▶ ACTIVITY: From the entries below, tally the lines with "define" in them and reply with that figure only.

▶ RECORDS FOR THIS TASK:
# michelerenzullo/Blur_algorithms

Hardware: AMD Instinct MI355X
Metric: megapixels/sec Gaussian blur (σ=20, 4K RGB) at 1/2/4/8 GPUs; % HBM roofline (higher is better)
Workload: dtype f16 hi+lo operands (u8 pixels exact, taps and intermediate split in two binary16 halves), f32 accumulate

## Files before the change

blur_algorithms_amd/csrc/engine.hip:

```cpp
#include <hip/hip_runtime.h>

#include <array>
#include <cmath>
#include <cstdio>
#include <cstdlib>
#include <cstring>
#include <functional>
#include <list>
#include <map>
#include <memory>
#include <string>
#include <tuple>
#include <type_traits>
#include <vector>

#include "../../include/blur_amd.h"
#include "fast_registry.hpp"
#include "fft_engine.hpp"
#include "host_math.hpp"
#define BLUR_MX_QUIRK_KERNELS
#include "mx_registry.hpp"
#define BLUR_FX_QUIRK_KERNELS
#include "fx_registry.hpp"
#include "bx_box.hpp"
// ... 2608 lines not shown
        g.nframes = nf;
        g.aligned = ((cols & 3) == 0 && (reinterpret_cast<uintptr_t>(s) & 3) == 0) ? 1 : 0;
        int* spart = nullptr;
        float *vpart = nullptr, *qrow = nullptr, *qcol = nullptr;
        double* zpart = nullptr;
        if (p.mx_quirk) {
            spart = ctx->mx_sums;
            zpart = reinterpret_cast<double*>(ctx->mx_terms);
            vpart = reinterpret_cast<float*>(zpart + n_zpart * nf);
            qrow = vpart + n_vpart * nf;
            qcol = qrow + n_qrow * nf;
        }
        { TimedLaunch t(ctx, 0, nf);
          HIP_TRY(ctx, p.mx->row_u8(ctx->stream, s, ctx->work, p.mxt->frags_row, g, ctx->num_cus, spart, vpart)); }
        if (p.mx_quirk) {
            hipLaunchKernelGGL(mx_quirk_rows, dim3(zblocks, nf), dim3(256), 0, ctx->stream, spart, qrow, zpart, g, chunks, 8 * (p.mx->nkb - 2), p.mxt->dr);
            HIP_TRY(ctx, hipGetLastError());
            hipLaunchKernelGGL(mx_quirk_cols, dim3((g.vpitch + 255) / 256, nf), dim3(256), 0, ctx->stream, vpart, zpart, qcol, g, rblocks, zblocks, p.mxt->dr, p.mxt->dc);
            HIP_TRY(ctx, hipGetLastError());
        }
        { TimedLaunch t(ctx, 1, nf);
          HIP_TRY(ctx, p.mx->col_u8(ctx->stream, ctx->work, d, p.mxt->frags_col, g, qcol, ctx->num_cus, qrow)); }
    }
    return BLUR_OK;
}

static int run_fx_u8c3(blur_ctx* ctx, const uint8_t* d_src, uint8_t* d_dst, int nframes, int rows, int cols, const Prepared& p, float* vdump = nullptr, FwChSel chsel = 0,
                       const ChLayout* lay = nullptr, const FwFrame* ft)
{
    const size_t px = static_cast<size_t>(rows) * cols;
    if (lay && !chsel) return fail(ctx, BLUR_ERR_INVALID, "run_fx_u8c3: a layout goes with a channel selection");
    if (ft && !lay) return fail(ctx, BLUR_ERR_INVALID, "run_fx_u8c3: a frame list goes with a layout");
    const FwPitch pt = lay ? fw_pitch_of(*lay) : fw_pitch_packed(rows, cols, 3, 1);
    const uint8_t* lo = d_src < d_dst ? d_src : d_dst;
    const uint8_t* hi = d_src < d_dst ? d_dst : d_src;
    if (!lay && static_cast<size_t>(hi - lo) < px * 3 * nframes) {
        const size_t cap = std::max<size_t>(1, (static_cast<size_t>(1) << 30) / (px * 3));
        if (d_src == d_dst && static_cast<size_t>(nframes) > cap) {
            for (int f0 = 0; f0 < nframes; f0 += static_cast<int>(cap)) {
                const int nf = std::min<int>(static_cast<int>(cap), nframes - f0);
                if (int rc = run_fx_u8c3(ctx, d_src + static_cast<size_t>(f0) * px * 3, d_dst + static_cast<size_t>(f0) * px * 3, nf, rows, cols, p, vdump, chsel)) return rc;
            }
            return BLUR_OK;
        }
        if (int rc = ensure_work(ctx, px * 3 * nframes)) return rc;
        HIP_TRY(ctx, hipMemcpyAsync(ctx->work, d_src, px * 3 * nframes, hipMemcpyDeviceToDevice, ctx->stream));
        d_src = reinterpret_cast<const uint8_t*>(ctx->work);
    }
    const int nkb = p.fx->nkb, pada = 8 * (nkb - 2);
    FxGeom g{ rows, cols, p.sz.pad, nframes, 0, (rows + 31) / 32, fx_right_strips(cols, pada), ctx->num_xcds };
    g.aligned = ((cols & 3) == 0 && (reinterpret_cast<uintptr_t>(d_src) & 3) == 0 && (reinterpret_cast<uintptr_t>(d_dst) & 3) == 0) ? 1 : 0;
    {
        const int win = kFxChunk + 2 * pada, nstrips = fx_left_strips(pada) + g.nright;
        const size_t bytes = static_cast<size_t>(nframes) * nstrips * rows * win * 3 + 64;
        if (ctx->fx_strips_bytes < bytes) {
            if (ctx->fx_strips) { HIP_TRY(ctx, hipStreamSynchronize(ctx->stream)); HIP_TRY(ctx, hipFree(ctx->fx_strips)); ctx->fx_strips = nullptr; ctx->fx_strips_bytes = 0; }
            HIP_TRY(ctx, hipMalloc(reinterpret_cast<void**>(&ctx->fx_strips), bytes));
            ctx->fx_strips_bytes = bytes;
        }
    }
    const int chunks_x = (cols + kFxChunk - 1) / kFxChunk, narrow =
#ifdef FX_FULL_STRIPS
        0;
#else
        p.fx->nkb <= 11 && !chsel ? 1 : 0;
#endif
    int strip_groups = (kFxChunk + 2 * pada) / 4;
    if (narrow) {
        const int gpr = strip_groups, per = (gpr + 7) / 8, nleft = fx_left_strips(pada);
        strip_groups = 0;
        for (int si = 0; si < nleft + g.nright; ++si) {
            int lo, hi;
            fx_strip_range(si < nleft ? si : chunks_x - g.nright + si - nleft, cols, pada, per, &lo, &hi);
            strip_groups = std::max(strip_groups, std::min(8 * hi, gpr) - 8 * lo);
        }
        if (strip_groups < 1) strip_groups = 1;
    }
    const int strip_blocks = (((rows + 3) / 4) * strip_groups + 255) / 256;
    const int n_strip = strip_blocks * (fx_left_strips(pada) + g.nright) * nframes;
    FxQuirk qk{};
    if (!p.mx_quirk) {
        TimedLaunch t(ctx, 1, nframes);
        if (ft)
            hipLaunchKernelGGL(fx_prepass_frames<1>, dim3(n_strip), dim3(256), 0, ctx->stream, d_src, nullptr, nullptr, nullptr, ctx->fx_strips, rows, cols, pada, 1, 1, 0,
                               chunks_x, g.nright, strip_blocks, kFxSumRows, narrow, pt.src_pitch, pt.src_frame, ft);
        else
            hipLaunchKernelGGL(fx_prepass<1>, dim3(n_strip), dim3(256), 0, ctx->stream, d_src, nullptr, nullptr, nullptr, ctx->fx_strips, rows, cols, p.sz.pad, pada, 1, 1, 0,
                               chunks_x, g.nright, strip_blocks, kFxSumRows, narrow, pt.src_pitch, pt.src_frame);
        HIP_TRY(ctx, hipGetLastError());
    }
    if (p.mx_quirk) {
        const int gpt = fx_groups_per_thread(cols);
        const int groups = (cols + 3) / 4;
        const int band_rows = fx_band_rows(rows, cols, nframes, ctx->num_cus), nbands = (rows + band_rows - 1) / band_rows, nbatches = (groups + 256 * gpt - 1) / (256 * gpt);
        auto up4 = [](size_t v) { return (v + 3) & ~static_cast<size_t>(3); };
        const size_t n_srow = up4(static_cast<size_t>(nframes) * nbatches * rows * 3), n_cpart = up4(static_cast<size_t>(nframes) * nbands * 12 * groups);
        const size_t n_z = static_cast<size_t>(nframes) * nbands * nbatches * 3;
        const size_t bytes = (n_srow + n_cpart) * sizeof(int) + n_z * sizeof(long long) + 64;
        if (ctx->fx_sums_bytes < bytes) {
            if (ctx->fx_sums) { HIP_TRY(ctx, hipStreamSynchronize(ctx->stream)); HIP_TRY(ctx, hipFree(ctx->fx_sums)); ctx->fx_sums = nullptr; ctx->fx_sums_bytes = 0; }
            HIP_TRY(ctx, hipMalloc(reinterpret_cast<void**>(&ctx->fx_sums), bytes + bytes / 8));
            ctx->fx_sums_bytes = bytes + bytes / 8;
        }
        int* srow = ctx->fx_sums;
        int* cpart = srow + n_srow;
        long long* zpart = reinterpret_cast<long long*>(cpart + n_cpart);
        { TimedLaunch t(ctx, 1, nframes);
          const int n_alt = nbands * nbatches * nframes;
          auto kern = gpt == 1 ? fx_prepass<1> : (gpt == 2 ? fx_prepass<2> : fx_prepass<4>);
          auto kern_frames = gpt == 1 ? fx_prepass_frames<1> : (gpt == 2 ? fx_prepass_frames<2> : fx_prepass_frames<4>);
          if (ft)
              hipLaunchKernelGGL(kern_frames, dim3(n_alt + n_strip), dim3(256), 0, ctx->stream, d_src, srow, cpart, zpart, ctx->fx_strips, rows, cols, pada, nbands, nbatches,
                                 n_alt, chunks_x, g.nright, strip_blocks, band_rows, narrow, pt.src_pitch, pt.src_frame, ft);
          else
              hipLaunchKernelGGL(kern, dim3(n_alt + n_strip), dim3(256), 0, ctx->stream, d_src, srow, cpart, zpart, ctx->fx_strips, rows, cols, p.sz.pad, pada, nbands,
                                 nbatches, n_alt, chunks_x, g.nright, strip_blocks, band_rows, narrow, pt.src_pitch, pt.src_frame);
          HIP_TRY(ctx, hipGetLastError()); }
        qk.srow_part = srow;
        qk.cpart = cpart;
        qk.zpart = zpart;
        qk.taps = p.mxt->taps_row;
        qk.nbatches = nbatches;
        qk.nbands = nbands;
        qk.cpitch = 12 * groups;
        qk.dr = p.mxt->dr;
        qk.dc = p.mxt->dc;
    }
    unsigned long long* stamps = nullptr;
    if (!p.mx_quirk && !vdump && std::getenv("BLUR_FX_STAMPS")) {
        HIP_TRY(ctx, hipMalloc(reinterpret_cast<void**>(&stamps), 64));
        HIP_TRY(ctx, hipMemset(stamps, 0, 64));
    }
    if (chsel) {
        const Fw3Entry* fe3 = find_fw3_entry(nkb);
        if (!fe3 || vdump || stamps) return fail(ctx, BLUR_ERR_UNSUPPORTED, "fused kernel for a subset of three channels: no kernel instantiated for this pad");
        TimedLaunch t(ctx, 0, nframes);
        HIP_TRY(ctx, fe3->blur_u8(ctx->stream, d_src, d_dst, p.mxt->frags_row, g, ctx->num_cus, p.mx_quirk ? &qk : nullptr, ctx->fx_strips, chsel, pt, ft));
        return BLUR_OK;
    }
    { TimedLaunch t(ctx, 0, nframes);
      HIP_TRY(ctx, p.fx->blur_u8(ctx->stream, d_src, d_dst, p.mxt->frags_row, g, ctx->num_cus, p.mx_quirk ? &qk : nullptr, ctx->fx_strips, vdump, stamps)); }
    if (stamps) {
        unsigned long long h[8];
        HIP_TRY(ctx, hipStreamSynchronize(ctx->stream));
        HIP_TRY(ctx, hipMemcpy(h, stamps, 64, hipMemcpyDeviceToHost));
        HIP_TRY(ctx, hipFree(stamps));
        if (h[7]) {
            std::fprintf(stderr, "fx stamps: steps %llu, cycles per step: A0 %.0f B0 %.0f A1 %.0f B1 %.0f A2 %.0f B2 %.0f, whole task %.0f per step\n", h[7], h[0] / double(h[7]),
                         h[1] / double(h[7]), h[2] / double(h[7]), h[3] / double(h[7]), h[4] / double(h[7]), h[5] / double(h[7]), h[6] / double(h[7]));
        }
    }
    return BLUR_OK;
}

static bool bands_overlap(const uint8_t* lo, const uint8_t* hi, size_t bytes) { return static_cast<size_t>(hi - lo) < bytes; }
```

▶ ANSWER SECTION: 2